Thank you for deciding to keep your column alive. I am writing to you from Italy, a country you must have a special spot for since you even organize your workshops/retreats here. I am not Italian but it has little to do with my story.

I grew up in a troubled family. My father was verbally and physically abusive, verbally to my mother and physically to us, the children. He was and is to this day an unfaithful, dishonest person with some ugly habits.

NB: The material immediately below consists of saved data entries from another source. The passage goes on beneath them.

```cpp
namespace bzr {
namespace host {
BezierIntersection patchIntersect(BezierTriangle const &patch, Ray const &ray, bool limitNone);
BezierIntersection meshIntersect(BezierTriangle const *patches, std::size_t n, Ray const &ray, uint32_t *patch);
std::pair<Ray, RefractionResult> lensRefract(BezierTriangle const *patches, std::size_t n, float ri, Ray const &ray,
                                             RefractionResult expected);
}
}
```

include/bzr.h:

```cpp
#ifndef BZR_H
#define BZR_H

#include <stddef.h>
#include <stdint.h>

#ifdef __cplusplus
extern "C" {
#endif

#define BZR_ABI_VERSION 2

typedef int32_t bzr_status;
enum {
  BZR_OK = 0,
  BZR_ERR_INVALID_ARGUMENT = 1,
  BZR_ERR_HIP = 2,
  BZR_ERR_OUT_OF_MEMORY = 3,
  BZR_ERR_PREPROCESS = 4,
  BZR_ERR_NO_DEVICE = 5,
  BZR_ERR_CAPACITY = 6
};

enum {
  BZR_HOST_PTRS = 0u,
// ... 54 lines not shown
bzr_status bzr_ctx_timing(bzr_ctx *ctx, int32_t enable);
bzr_status bzr_ctx_timing_report(bzr_ctx *ctx, float ms[BZR_KERNEL_COUNT], uint32_t calls[BZR_KERNEL_COUNT]);

enum {
  BZR_COUNTER_SEGMENTS = 0,
  BZR_COUNTER_PAIRS = 1,
  BZR_COUNTER_FOLLOWS = 2,
  BZR_COUNTER_OVERFLOW_RAYS = 3,
  BZR_COUNTER_LANE_CHUNKS = 4,
  BZR_COUNTER_NODE_VISITS = 5,
  BZR_COUNTER_LEAF_FETCHES = 6,
  BZR_COUNTER_GATE_TESTS = 7,
  BZR_COUNTER_NEWTON_ROUNDS = 8,
  BZR_COUNTER_ROUNDS_ODD = 9,
  BZR_COUNTER_RUNS_ODD = 10,
  BZR_COUNTER_DIRTY_ROWS = 11,
  BZR_COUNTER_COUNT = 12
};
bzr_status bzr_ctx_counters(bzr_ctx *ctx, int32_t enable);
bzr_status bzr_ctx_counters_report(bzr_ctx *ctx, uint64_t counts[BZR_COUNTER_COUNT]);

bzr_status bzr_mesh_create(bzr_ctx *ctx, const void *patches, uint32_t n, uint32_t stride, bzr_mesh **out);
bzr_status bzr_mesh_destroy(bzr_mesh *mesh);
bzr_status bzr_mesh_size(const bzr_mesh *mesh, uint32_t *n);

bzr_status bzr_intersect(bzr_ctx *ctx, const bzr_mesh *mesh, const float *rays_soa, uint32_t n,
                         float *hits_soa, uint32_t flags);
typedef struct bzr_hit_record {
  uint32_t valid;
  float    point[3];
  float    cos_incidence;
// ... 89 lines not shown
```

include/bzr_debug.h:

```cpp
#ifndef BZR_DEBUG_H
#define BZR_DEBUG_H
#include <stdint.h>
#ifdef __cplusplus
extern "C" {
#endif
int32_t bzr_debug_gate_boxes(const void *patches, uint32_t n, uint32_t stride, float *boxes, float *s_max);
int32_t bzr_debug_gate_boxes_tier(const void *patches, uint32_t n, uint32_t stride, int32_t tier, float *boxes,
                                  float *s_max);
int32_t bzr_debug_always_list(const void *patches, uint32_t n, uint32_t stride, int32_t tier, uint32_t *out,
                              uint32_t *count);
int32_t bzr_debug_always_wedges(const void *patches, uint32_t n, uint32_t stride, int32_t tier, float *out);
int32_t bzr_debug_gate_obbs(const void *patches, uint32_t n, uint32_t stride, int32_t tier, float *out);
int32_t bzr_debug_bounding_sphere(const void *patches, uint32_t n, uint32_t stride, float out[4]);
int32_t bzr_debug_traverse(const void *patches, uint32_t n, uint32_t stride, const float *rays, uint32_t nr,
                           uint8_t *hits, uint64_t stats[4]);
int32_t bzr_debug_traverse_bundle(const void *patches, uint32_t n, uint32_t stride, const float *rays, uint32_t nr,
                                  float max_spread, uint64_t stats[12]);
int32_t bzr_debug_unit(void *ctx, const float *a, uint32_t n, float *out);
int32_t bzr_debug_div_heights(void *ctx, const float *a, uint32_t n, float *out);
int32_t bzr_debug_fast_unit(void *ctx, const float *a, uint32_t n, float *out);
int32_t bzr_debug_chunk_plan(uint64_t free_bytes, uint64_t n, uint32_t *cap, uint32_t *chunk);
int32_t bzr_debug_chunk_cap(void *ctx, uint32_t rays, uint32_t *effective);
int32_t bzr_debug_wave_clock(void *ctx, unsigned long long *clock, uint32_t waves);
int32_t bzr_debug_wave_clock_rate(void *ctx, unsigned long long *clock, uint32_t waves);
#ifdef __cplusplus
}
#endif
#endif
```

Before: 11470 Mrays/s.

## Sort gate-passing entries by plane distance and skip final Newton normal when beaten

Peels the last Newton iteration so the surface-normal evaluation becomes conditional. A wave-wide vote skips it when no lane's candidate t can beat the current best hit. Gate-passing leaf entries are also ranked by their planar-gate t, so nearer patches are intersected first and the best hit tightens sooner. This adds a readlane rank loop, LDS reshuffles and an extra key array per entry, and the skipped normals are zeroed, which relies on those hits being discarded.

```diff
diff --git a/cuda-bezier-triangle-raytracer_amd/bzr_amd/__init__.py b/cuda-bezier-triangle-raytracer_amd/bzr_amd/__init__.py
--- a/cuda-bezier-triangle-raytracer_amd/bzr_amd/__init__.py
+++ b/cuda-bezier-triangle-raytracer_amd/bzr_amd/__init__.py
@@ -25,7 +25,7 @@
 KERNELS = ("k_traverse", "bucket", "k_newton", "k_follow", "k_finish", "k_overflow", "k_intersect_scan",
            "k_refract_scan", "k_chain_scan", "k_patch", "k_newton_lane", "k_trace")
 COUNTERS = ("segments", "pairs", "follows", "overflow_rays", "lane_chunks", "node_visits", "leaf_fetches",
-            "gate_tests", "newton_rounds", "rounds_odd", "runs_odd", "dirty_rows")
+            "gate_tests", "newton_rounds", "rounds_odd", "runs_odd", "short_passes")
 HIT_FIELDS = 13
 
 _P = ctypes.c_void_p
diff --git a/cuda-bezier-triangle-raytracer_amd/csrc/device/patch_math.hpp b/cuda-bezier-triangle-raytracer_amd/csrc/device/patch_math.hpp
--- a/cuda-bezier-triangle-raytracer_amd/csrc/device/patch_math.hpp
+++ b/cuda-bezier-triangle-raytracer_amd/csrc/device/patch_math.hpp
@@ -191,8 +191,8 @@
 
 using namespace exact;
 
-template <bool kGated = false, bool kFast = false, typename P>
-__device__ __forceinline__ Hit patch_intersect(const P &p, f3 s, f3 d, bool limitNone) {
+template <bool kGated = false, bool kFast = false, typename P, typename Need = NormalAlways>
+__device__ __forceinline__ Hit patch_intersect(const P &p, f3 s, f3 d, bool limitNone, Need need = Need()) {
   Hit h;
   h.t = 0.0f;
   h.point = mk(0.0f, 0.0f, 0.0f);
@@ -210,8 +210,8 @@
     const bool in = (b0.x >= 0.0f) & (b0.x <= 1.0f) & (b0.y >= 0.0f) & (b0.y <= 1.0f) & (b0.z >= 0.0f) & (b0.z <= 1.0f);
     const bool ok = valid & (fabsf(it) > -p.hin()) & (fabsf(it) > p.hout()) & (limitNone | in);
     Hit r;
-    if constexpr (kFast) r = fast::newton_tail(p, s, d, ic, it);
-    else r = newton_tail(p, s, d, ic, it);
+    if constexpr (kFast) r = fast::newton_tail(p, s, d, ic, it, need);
+    else r = newton_tail(p, s, d, ic, it, need);
     return ok ? r : h;
   }
 #endif
@@ -221,8 +221,8 @@
     if (!(limitNone || (b0.x >= 0.0f && b0.x <= 1.0f && b0.y >= 0.0f && b0.y <= 1.0f && b0.z >= 0.0f && b0.z <= 1.0f)))
       return h;
   }
-  if constexpr (kFast) return fast::newton_tail(p, s, d, ic, it);
-  else return newton_tail(p, s, d, ic, it);
-}
-
-}
+  if constexpr (kFast) return fast::newton_tail(p, s, d, ic, it, need);
+  else return newton_tail(p, s, d, ic, it, need);
+}
+
+}
diff --git a/cuda-bezier-triangle-raytracer_amd/csrc/device/patch_math_body.inc b/cuda-bezier-triangle-raytracer_amd/csrc/device/patch_math_body.inc
--- a/cuda-bezier-triangle-raytracer_amd/csrc/device/patch_math_body.inc
+++ b/cuda-bezier-triangle-raytracer_amd/csrc/device/patch_math_body.inc
@@ -68,8 +68,11 @@
   return normalized(cross(ca, cb));
 }
 
-template <typename P>
-__device__ __forceinline__ Hit newton_tail(const P &p, f3 s, f3 d, float ic, float it) {
+struct NormalAlways {
+  __device__ __forceinline__ bool operator()(float) const { return true; }
+};
+template <typename P, typename Need = NormalAlways>
+__device__ __forceinline__ Hit newton_tail(const P &p, f3 s, f3 d, float ic, float it, Need need = Need()) {
   Hit h;
   h.t = 0.0f;
   h.point = mk(0.0f, 0.0f, 0.0f);
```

I was 5 years old when my brother was born. My mother, for reasons unknown to me, chose to sleep in the same room with my little brother. I, in the meantime, had to give up my bed to him and sleep in the same bed with my father in a separate room. No one asked my opinion of course. But I think the abuse started even earlier, when my mother was still pregnant. She had to stay in the hospital due to some complications for a few days and I remember those days like a terrible, foggy dream. Those days were from hell. I was  tortured sexually by my father and physically humiliated in ways I cannot count. It felt like it was never going to end. I did not always remember this of course. The memories started to flow when I started meditating about 10 years ago. All of a sudden they started floating in my mind and didn’t want to go away.

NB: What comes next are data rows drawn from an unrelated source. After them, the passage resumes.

constexpr int DEEP_NUM_RECORDS = -1;
__device__ __forceinline__ float *deep_uniform(const float *p)
{
    const unsigned long long v = (unsigned long long)p;
    const unsigned lo = __builtin_amdgcn_readfirstlane((unsigned)v), hi = __builtin_amdgcn_readfirstlane((unsigned)(v >> 32));
    return reinterpret_cast<float *>(((unsigned long long)hi << 32) | lo);
}
__device__ __forceinline__ f4a deep_buf_load(__amdgpu_buffer_rsrc_t r, int vo, int so, int imm)
{
    return __builtin_bit_cast(f4a, __builtin_amdgcn_raw_buffer_load_b128(r, vo + imm, so, 0));
}
template <int BC, bool MASK>
__device__ __forceinline__ void deep_row_load(const StepArgs &a, int r, int x4, Row1 &o)
{
    int ym, yp;
    o.have = step1_rows(a, r, o.rr, ym, yp);
    o.mk = uc4{0, 0, 0, 0};
    o.hsolid = false;
    o.hxc = -1;
    if (o.have) {
        const long long P = a.pitch, S = a.plane;
        const float *s = a.src;
        const int yl = o.rr;
        o.wp = WrapPatch{0.f, 0.f, 0.f, 0.f, 0.f, 0.f};
        if (BC == LB_BC_PERIODIC) {
            const int c = a.nx - 1 - x4;
            const bool wrap_w = x4 == 0, wrap_e = c >= 0 && c < 4;
            if (wrap_w) {
                o.wp.p1 = s[1 * S + (long long)yl * P + a.nx - 1];
                o.wp.p5 = s[5 * S + (long long)ym * P + a.nx - 1];
                o.wp.p8 = s[8 * S + (long long)yp * P + a.nx - 1];
            }
            if (wrap_e) {
                o.wp.w3 = s[3 * S + (long long)yl * P];
                o.wp.w6 = s[6 * S + (long long)ym * P];
                o.wp.w7 = s[7 * S + (long long)yp * P];
            }
        }
        const __amdgpu_buffer_rsrc_t r0 = __builtin_amdgcn_make_buffer_rsrc(deep_uniform(s + (long long)yl * P - 1), 0, DEEP_NUM_RECORDS, 0x00020000);
        const __amdgpu_buffer_rsrc_t rm = __builtin_amdgcn_make_buffer_rsrc(deep_uniform(s + (long long)ym * P - 1), 0, DEEP_NUM_RECORDS, 0x00020000);
        const __amdgpu_buffer_rsrc_t rp = __builtin_amdgcn_make_buffer_rsrc(deep_uniform(s + (long long)yp * P - 1), 0, DEEP_NUM_RECORDS, 0x00020000);
        const unsigned S4 = (unsigned)a.plane * 4u;
        const int vo = x4 * 4;
        o.q[0] = deep_buf_load(r0, vo, 0, 4);
        o.q[1] = deep_buf_load(r0, vo, (int)(S4), 0);
        o.q[2] = deep_buf_load(rm, vo, (int)(2u * S4), 4);
        o.q[3] = deep_buf_load(r0, vo, (int)(3u * S4), 8);
        o.q[4] = deep_buf_load(rp, vo, (int)(4u * S4), 4);
        o.q[5] = deep_buf_load(rm, vo, (int)(5u * S4), 0);
        o.q[6] = deep_buf_load(rm, vo, (int)(6u * S4), 8);
        o.q[7] = deep_buf_load(rp, vo, (int)(7u * S4), 8);
        o.q[8] = deep_buf_load(rp, vo, (int)(8u * S4), 0);
        if (MASK) o.mk = *reinterpret_cast<const uc4 *>(lane_ptr(a.mask + (long long)yl * a.fpitch, x4));
    } else {
        o.wp = WrapPatch{0.f, 0.f, 0.f, 0.f, 0.f, 0.f};
#pragma unroll
        for (int k = 0; k < 9; ++k) o.q[k] = f4a{0.f, 0.f, 0.f, 0.f};
    }
}
#ifdef LB_DIAG
constexpr bool DEEP_MANUAL = false;
#else
constexpr bool DEEP_MANUAL = true;
#endif
__device__ __forceinline__ u4v deep_rsrc_words(const float *p)
{
    const unsigned long long v = (unsigned long long)p;
    return u4v{(unsigned)__builtin_amdgcn_readfirstlane((unsigned)v), (unsigned)__builtin_amdgcn_readfirstlane((unsigned)(v >> 32)), (unsigned)DEEP_NUM_RECORDS,
               0x00020000u};
}
template <int BC, bool MASK>
__device__ __forceinline__ void deep_row_issue(const StepArgs &a, int r, int x4, Row1 &o)
{
    int ym, yp;
    o.have = step1_rows(a, r, o.rr, ym, yp);
    o.hsolid = false;
    o.hxc = -1;
    if (o.have) {
        const long long P = a.pitch, S = a.plane;
        const float *s = a.src;
        const int yl = o.rr;
        if (BC == LB_BC_PERIODIC) {
            const int c = a.nx - 1 - x4;
            const bool wrap_w = x4 == 0, wrap_e = c >= 0 && c < 4;
            if (wrap_w) {
                const float *e = s + a.nx - 1;
                asm volatile("global_load_dword a36, %0, off\n\tglobal_load_dword a37, %1, off\n\tglobal_load_dword a38, %2, off"
                             :: "v"(e + 1 * S + (long long)yl * P), "v"(e + 5 * S + (long long)ym * P), "v"(e + 8 * S + (long long)yp * P)
                             : "memory", "a36", "a37", "a38");
            }
            if (wrap_e) {
                asm volatile("global_load_dword a39, %0, off\n\tglobal_load_dword a40, %1, off\n\tglobal_load_dword a41, %2, off"
                             :: "v"(s + 3 * S + (long long)yl * P), "v"(s + 6 * S + (long long)ym * P), "v"(s + 7 * S + (long long)yp * P)
                             : "memory", "a39", "a40", "a41");
            }
        }
        const u4v r0 = deep_rsrc_words(s + (long long)yl * P - 1), rm = deep_rsrc_words(s + (long long)ym * P - 1),
                  rp = deep_rsrc_words(s + (long long)yp * P - 1);
        const unsigned S4 = (unsigned)a.plane * 4u;
        asm volatile("buffer_load_dwordx4 a[0:3], %0, %1, 0 offen offset:4\n\t"
                     "buffer_load_dwordx4 a[4:7], %0, %1, %4 offen\n\t"
                     "buffer_load_dwordx4 a[8:11], %0, %2, %5 offen offset:4\n\t"
                     "buffer_load_dwordx4 a[12:15], %0, %1, %6 offen offset:8\n\t"
                     "buffer_load_dwordx4 a[16:19], %0, %3, %7 offen offset:4\n\t"
                     "buffer_load_dwordx4 a[20:23], %0, %2, %8 offen\n\t"
                     "buffer_load_dwordx4 a[24:27], %0, %2, %9 offen offset:8\n\t"
                     "buffer_load_dwordx4 a[28:31], %0, %3, %10 offen offset:8\n\t"
                     "buffer_load_dwordx4 a[32:35], %0, %3, %11 offen"
                     :: "v"(x4 * 4), "s"(r0), "s"(rm), "s"(rp), "s"(S4), "s"(2u * S4), "s"(3u * S4), "s"(4u * S4), "s"(5u * S4), "s"(6u * S4),
                        "s"(7u * S4), "s"(8u * S4)
                     : "memory", "a0", "a1", "a2", "a3", "a4", "a5", "a6", "a7", "a8", "a9", "a10", "a11", "a12", "a13",
                       "a14", "a15", "a16", "a17", "a18", "a19", "a20", "a21", "a22", "a23", "a24", "a25", "a26", "a27", "a28",
                       "a29", "a30", "a31", "a32", "a33", "a34", "a35");
        if (MASK) asm volatile("global_load_dword a42, %0, off" :: "v"(lane_ptr(a.mask + (long long)yl * a.fpitch, x4)) : "memory", "a42");
    }
}
template <int BC, bool MASK, int N>
__device__ __forceinline__ void deep_row_take(Row1 &o)
{
    static_assert(N == 0 || N == 9 || N == 12, "the stores of one steady iteration, or nothing");
#define LB_DEEP_TAKE_OUTS "={a[0:3]}"(o.q[0]), "={a[4:7]}"(o.q[1]), "={a[8:11]}"(o.q[2]), "={a[12:15]}"(o.q[3]), \
                          "={a[16:19]}"(o.q[4]), "={a[20:23]}"(o.q[5]), "={a[24:27]}"(o.q[6]), "={a[28:31]}"(o.q[7]), "={a[32:35]}"(o.q[8])
    if (N == 0) asm volatile("s_waitcnt vmcnt(0)" : LB_DEEP_TAKE_OUTS :: "memory");
    else if (N == 9) asm volatile("s_waitcnt vmcnt(9)" : LB_DEEP_TAKE_OUTS :: "memory");
    else asm volatile("s_waitcnt vmcnt(12)" : LB_DEEP_TAKE_OUTS :: "memory");
#undef LB_DEEP_TAKE_OUTS
    o.wp = WrapPatch{0.f, 0.f, 0.f, 0.f, 0.f, 0.f};
    if (BC == LB_BC_PERIODIC)
        asm volatile("" : "={a36}"(o.wp.p1), "={a37}"(o.wp.p5), "={a38}"(o.wp.p8), "={a39}"(o.wp.w3), "={a40}"(o.wp.w6), "={a41}"(o.wp.w7));
    o.mk = uc4{0, 0, 0, 0};
    if (MASK) {
        unsigned m;
        asm volatile("" : "={a42}"(m));
        o.mk = __builtin_bit_cast(uc4, m);
    }
    if (!o.have) {
#pragma unroll
        for (int k = 0; k < 9; ++k) o.q[k] = f4a{0.f, 0.f, 0.f, 0.f};
        o.mk = uc4{0, 0, 0, 0};
    }
}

For these 10 years I lived without saying much on the subject. It was there, it bothered me sometimes, but I kept it in a “faraway drawer” and did not do much about it. I had also been through a lot of dope, self-imposed isolation, eating disorders, mindless sex, destructive relationships and other awkward things prior, during and after this realization. But somehow they only felt natural.

I was scared of my father for almost as long as I can remember myself. He was always somewhere near waiting to hit or insult one of us. We were all terrified. My mother was one of his victims, but had herself grown up in a family situation where there was little affection and presence from her own parents.

I  first talked about the abuse with my brother a few months after my “realization.” I told my mother about it after a couple of years. She seemed shocked upon my confession but then something else came up and we never returned to the subject if not very lightly and briefly. This was about seven years ago. She did tell me that my father was abused as a kid and that he had told her this a long time ago when they were young.

I was completely unable to confront him for these years. I still freeze when I think about it. There is a part of me that is tongueless and powerless in front of him that remains mute and paralyzed.

My son is now the sweetest, most sensitive kid with a kind heart and a beautiful soul. I try to give him all my love and support it’s an everyday, every-second kind of commitment.

For some reason a couple of months ago my father decided that he missed us and wanted to visit. I didn’t invite him but I didn’t say no. However, right before his visit he had another terrible fight with my mother where he had hurt her badly and I told him not to come. I didn’t call, I wrote. I still had no voice. I had accused him of a few things that referred to the disrespect for my mother, confronting him in written form. He still came.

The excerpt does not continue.